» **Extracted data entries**

┄┄┄┄┄┄┄┄┄┄┄┄┄┄┄┄┄┄┄┄

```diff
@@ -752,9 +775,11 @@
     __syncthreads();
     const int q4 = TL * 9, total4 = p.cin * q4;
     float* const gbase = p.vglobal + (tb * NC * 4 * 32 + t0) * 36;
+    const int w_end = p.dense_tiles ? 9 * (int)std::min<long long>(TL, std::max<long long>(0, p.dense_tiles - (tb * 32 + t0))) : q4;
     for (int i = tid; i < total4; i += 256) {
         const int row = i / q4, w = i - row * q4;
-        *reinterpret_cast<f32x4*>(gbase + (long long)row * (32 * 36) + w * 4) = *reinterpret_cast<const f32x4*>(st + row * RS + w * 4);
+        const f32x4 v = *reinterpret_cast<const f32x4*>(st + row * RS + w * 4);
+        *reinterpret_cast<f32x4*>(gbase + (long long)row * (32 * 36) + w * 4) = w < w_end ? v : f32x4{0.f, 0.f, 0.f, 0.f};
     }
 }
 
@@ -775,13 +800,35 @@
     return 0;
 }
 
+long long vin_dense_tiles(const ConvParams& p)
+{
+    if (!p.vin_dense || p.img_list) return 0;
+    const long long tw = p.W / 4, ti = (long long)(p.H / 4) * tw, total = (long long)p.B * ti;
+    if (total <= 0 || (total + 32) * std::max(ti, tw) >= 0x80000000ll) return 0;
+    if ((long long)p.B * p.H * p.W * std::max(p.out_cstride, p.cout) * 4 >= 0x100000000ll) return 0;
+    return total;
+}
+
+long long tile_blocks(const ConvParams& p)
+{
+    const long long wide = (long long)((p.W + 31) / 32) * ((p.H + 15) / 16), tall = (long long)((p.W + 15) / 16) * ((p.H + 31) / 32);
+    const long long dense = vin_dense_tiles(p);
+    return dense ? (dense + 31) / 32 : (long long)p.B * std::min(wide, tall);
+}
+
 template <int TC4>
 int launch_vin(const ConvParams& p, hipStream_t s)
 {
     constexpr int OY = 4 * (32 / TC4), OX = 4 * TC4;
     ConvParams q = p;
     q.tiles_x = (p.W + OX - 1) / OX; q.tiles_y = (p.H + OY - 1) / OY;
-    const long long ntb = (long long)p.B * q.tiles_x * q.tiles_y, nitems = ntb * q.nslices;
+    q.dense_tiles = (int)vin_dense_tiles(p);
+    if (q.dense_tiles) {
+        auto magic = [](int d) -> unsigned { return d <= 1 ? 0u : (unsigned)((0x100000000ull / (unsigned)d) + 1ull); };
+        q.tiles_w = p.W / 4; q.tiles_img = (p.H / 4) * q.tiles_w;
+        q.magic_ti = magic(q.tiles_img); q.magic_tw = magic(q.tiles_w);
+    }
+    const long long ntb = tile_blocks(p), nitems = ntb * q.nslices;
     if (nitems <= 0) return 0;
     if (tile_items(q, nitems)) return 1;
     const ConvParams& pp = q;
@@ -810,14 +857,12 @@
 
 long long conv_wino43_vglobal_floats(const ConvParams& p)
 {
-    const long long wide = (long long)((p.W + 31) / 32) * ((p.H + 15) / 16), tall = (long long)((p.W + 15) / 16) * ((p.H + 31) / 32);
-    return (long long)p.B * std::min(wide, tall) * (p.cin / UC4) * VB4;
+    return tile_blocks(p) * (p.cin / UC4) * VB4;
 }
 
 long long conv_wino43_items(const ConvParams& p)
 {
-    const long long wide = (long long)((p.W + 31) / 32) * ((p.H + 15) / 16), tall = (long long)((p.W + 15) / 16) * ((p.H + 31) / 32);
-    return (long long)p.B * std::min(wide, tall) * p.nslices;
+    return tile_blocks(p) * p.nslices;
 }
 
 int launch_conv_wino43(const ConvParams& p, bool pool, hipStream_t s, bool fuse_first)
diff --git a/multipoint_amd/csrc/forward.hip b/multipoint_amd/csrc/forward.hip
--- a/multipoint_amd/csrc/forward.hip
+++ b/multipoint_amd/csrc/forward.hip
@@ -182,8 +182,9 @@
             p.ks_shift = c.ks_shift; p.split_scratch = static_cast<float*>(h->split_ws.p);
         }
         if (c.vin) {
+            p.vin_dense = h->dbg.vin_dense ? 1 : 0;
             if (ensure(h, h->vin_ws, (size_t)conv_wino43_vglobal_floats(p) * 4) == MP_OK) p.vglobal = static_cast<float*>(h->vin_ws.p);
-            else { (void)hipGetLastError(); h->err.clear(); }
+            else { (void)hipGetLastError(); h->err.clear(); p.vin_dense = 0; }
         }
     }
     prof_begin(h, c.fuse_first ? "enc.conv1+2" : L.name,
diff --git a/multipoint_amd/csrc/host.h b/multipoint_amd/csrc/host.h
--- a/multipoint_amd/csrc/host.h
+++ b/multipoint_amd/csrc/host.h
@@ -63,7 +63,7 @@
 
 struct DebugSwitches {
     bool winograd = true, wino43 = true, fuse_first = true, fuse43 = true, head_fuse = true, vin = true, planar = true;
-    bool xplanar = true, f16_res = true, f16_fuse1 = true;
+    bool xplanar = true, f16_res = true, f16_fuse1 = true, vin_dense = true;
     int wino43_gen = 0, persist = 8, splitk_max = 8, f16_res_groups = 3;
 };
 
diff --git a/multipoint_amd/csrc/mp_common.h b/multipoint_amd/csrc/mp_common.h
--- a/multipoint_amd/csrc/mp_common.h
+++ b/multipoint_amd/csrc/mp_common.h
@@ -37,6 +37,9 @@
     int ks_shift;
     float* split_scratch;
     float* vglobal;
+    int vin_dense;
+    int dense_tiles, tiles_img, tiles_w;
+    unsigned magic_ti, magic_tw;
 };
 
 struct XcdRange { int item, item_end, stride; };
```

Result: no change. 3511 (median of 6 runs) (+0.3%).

┄┄┄┄┄┄┄┄┄┄┄┄┄┄┄┄┄┄┄┄

» **WORK TO BE COMPLETED**
Please give only the count of lines above containing "ConvParams".

» **SOLUTION**
8